Your task: Report each line from the entries in which "else" can be found.

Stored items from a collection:
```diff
@@ -327,29 +282,25 @@
         else hi = mid;
     }
     const uint32_t g = lo, g0 = goff[g], gcnt = goff[g + 1] - g0, row0 = (t - toff[g]) * 16;
-    const int8_t* ap = adig + (size_t)t * GKP_TILE_BYTES;
-    const int8_t* bp = edig + ((size_t)g * tiles_b + tile_b) * GKP_TILE_BYTES;
-    const uint32_t cls = blockIdx.y, c0 = cls < 3 ? cls : cls + 1, c1 = cls == 2 ? 4 : c0 + 1, k = cls + 2;
+    const uint32_t c = blockIdx.y, k = c + 2;
+    const size_t coff = (size_t)gkp_off(c) * GKM_ND * GKP_FRAG_N;
+    const int8_t* ak = adig + (size_t)t * GKP_TILE_BYTES + coff;
+    const int8_t* bk = edig + ((size_t)g * tiles_b + tile_b) * GKP_TILE_BYTES + coff;
     v4i acc[GKM_NDIAG];
 #pragma unroll
     for (int d = 0; d < GKM_NDIAG; d++) acc[d] = (v4i){0, 0, 0, 0};
-#if GKM_DOUBLE_BUFFER
-    {
-        const int8_t* bk0 = bp + (size_t)c0 * GKM_ND * GKM_FRAG;
-        v4i b0[GKM_H0], b1[GKM_H1];
-#pragma unroll
-        for (int v = 0; v < GKM_H0; v++) b0[v] = gkm_ld(bk0 + (size_t)v * GKM_FRAG, lane);
-#pragma unroll
-        for (int v = 0; v < GKM_H1; v++) b1[v] = gkm_ld(bk0 + (size_t)(GKM_H0 + v) * GKM_FRAG, lane);
-#pragma unroll 1
-        for (uint32_t c = c0; c < c1; c++)
-            gkm_chunk_halves(ap + (size_t)c * GKM_ND * GKM_FRAG, c + 1 < c1 ? bp + (size_t)(c + 1) * GKM_ND * GKM_FRAG : nullptr, lane, b0, b1, acc);
-    }
-#else
-#pragma unroll 1
-    for (uint32_t c = c0; c < c1; c++) {
-        const int8_t* ak = ap + (size_t)c * GKM_ND * GKM_FRAG;
-        const int8_t* bk = bp + (size_t)c * GKM_ND * GKM_FRAG;
+    if (GKP_NARROW(c)) {
+        v4i b[GKM_ND];
+#pragma unroll
+        for (int v = 0; v < GKM_ND; v++) b[v] = gkp_ld8(bk + (size_t)v * GKP_FRAG_N, lane);
+        v4i a0 = gkp_ld8(ak, lane), a1 = gkp_ld8(ak + GKP_FRAG_N, lane), a2;
+#pragma unroll
+        for (int u = 0; u < GKM_ND; u++) {
+            if (u + 2 < GKM_ND) a2 = gkp_ld8(ak + (size_t)(u + 2) * GKP_FRAG_N, lane);
+            gkm_mfma_row(u, a0, b, acc);
+            a0 = a1, a1 = a2;
+        }
+    } else {
         v4i b[GKM_ND];
 #pragma unroll
         for (int v = 0; v < GKM_ND; v++) b[v] = gkm_ld(bk + (size_t)v * GKM_FRAG, lane);
@@ -361,7 +312,6 @@
             a0 = a1, a1 = a2;
         }
     }
-#endif
     const uint32_t rowb = row0 + 4 * (lane >> 4), block = tile_b * 16 + (lane & 15);
 #pragma unroll 1
     for (int h = 0; h < 2; h++) {
@@ -383,7 +333,7 @@
 size_t gkm_asub_frag_bytes(uint32_t C) { return (size_t)((C >> 4) + 256 + 1) * GKP_TILE_BYTES; }
 void launch_gkm_etab_digits(hipStream_t s, const uint32_t* E, uint32_t nblocks, int8_t* edig) {
     hipMemsetAsync(edig, 0, gkm_etab_frag_bytes((uint64_t)nblocks << 8), s);
-    uint64_t total = (uint64_t)256 * 238 * nblocks;
+    uint64_t total = (uint64_t)256 * GKP_RANKS * nblocks;
     hipLaunchKernelGGL(k_gkm_etab_digits, dim3((uint32_t)((total + 255) / 256)), dim3(256), 0, s, E, nblocks, nullptr, nblocks, edig);
 }
 __global__ void __launch_bounds__(256) k_gkm_etab_clear(uint32_t nblocks, const uint32_t* __restrict__ blist, uint32_t nb, int8_t* edig) {
@@ -396,19 +346,27 @@
     q >>= 2;
     const uint32_t u = q % GKM_ND, c = (q / GKM_ND) % GKP_CHUNKS, llow = q / (GKM_ND * GKP_CHUNKS);
     const size_t tile = (size_t)llow * (nblocks >> 4) + (block >> 4);
-    *(uint4*)(edig + gkp_addr(tile, block & 15, c, g << 4, u)) = make_uint4(0, 0, 0, 0);
+    if (GKP_NARROW(c)) *(uint2*)(edig + gkp_addr(tile, block & 15, c, g << 3, u)) = make_uint2(0, 0);
+    else *(uint4*)(edig + gkp_addr(tile, block & 15, c, g << 4, u)) = make_uint4(0, 0, 0, 0);
 }
 void launch_gkm_etab_digits_list(hipStream_t s, const uint32_t* E, uint32_t nblocks, const uint32_t* d_blocks, uint32_t nb, int8_t* edig) {
     if (!nb) return;
     uint64_t total = (uint64_t)256 * GKP_CHUNKS * GKM_ND * 4 * nb;
     hipLaunchKernelGGL(k_gkm_etab_clear, dim3((uint32_t)((total + 255) / 256)), dim3(256), 0, s, nblocks, d_blocks, nb, edig);
-    total = (uint64_t)256 * 238 * nb;
+    total = (uint64_t)256 * GKP_RANKS * nb;
     hipLaunchKernelGGL(k_gkm_etab_digits, dim3((uint32_t)((total + 255) / 256)), dim3(256), 0, s, E, nblocks, d_blocks, nb, edig);
 }
 void launch_gk_block_mfma(hipStream_t s, const Workspace& W, const ChunkIn& in, uint32_t nblocks, const Soa& res) {
     const uint32_t tiles_max = (in.count >> 4) + 256;
     hipMemsetAsync(W.gk_adig, 0, (size_t)tiles_max * GKP_TILE_BYTES, s);
-    hipLaunchKernelGGL(k_gkm_asub_digits, dim3((in.count * 238 + 255) / 256), dim3(256), 0, s, in, W.gk_asub, W.gk_order, W.gk_goff, W.gk_toff, W.gk_adig);
+    hipLaunchKernelGGL(k_gkm_asub_digits, dim3((in.count * GKP_RANKS + 255) / 256), dim3(256), 0, s, in, W.gk_asub, W.gk_order, W.gk_goff, W.gk_toff, W.gk_adig);
     const uint32_t wgb = ((nblocks >> 4) + 3) >> 2;
-    hipLaunchKernelGGL(k_gk_block_mfma, dim3(((tiles_max * wgb + 7) >> 3) << 3, 5), dim3(256), 0, s, W, in, W.gk_adig, W.gk_edig, W.gk_order, W.gk_goff, W.gk_toff, nblocks, tiles_max, res);
-}
+    hipLaunchKernelGGL(k_gk_block_mfma, dim3(((tiles_max * wgb + 7) >> 3) << 3, GKP_CHUNKS), dim3(256), 0, s, W, in, W.gk_adig, W.gk_edig, W.gk_order, W.gk_goff, W.gk_toff, nblocks, tiles_max, res);
+}
+extern "C" int zk_test_gkp_place(uint32_t rank, uint32_t r, uint32_t u, uint64_t out[3]) {
+    if (rank < 9 || rank > 246 || (rank >= GKP_TAIL0 && rank < GKP_TAIL1) || r > 15 || u >= GKM_ND) return 0;
+    uint32_t c, kpos;
+    gkp_place(rank, c, kpos);
+    out[0] = c, out[1] = kpos, out[2] = gkp_addr(0, r, c, kpos, u);
+    return 1;
+}
```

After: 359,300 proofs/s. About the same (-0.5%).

Expected answer:
         else hi = mid;
-#else
+    } else {
+    else *(uint4*)(edig + gkp_addr(tile, block & 15, c, g << 4, u)) = make_uint4(0, 0, 0, 0);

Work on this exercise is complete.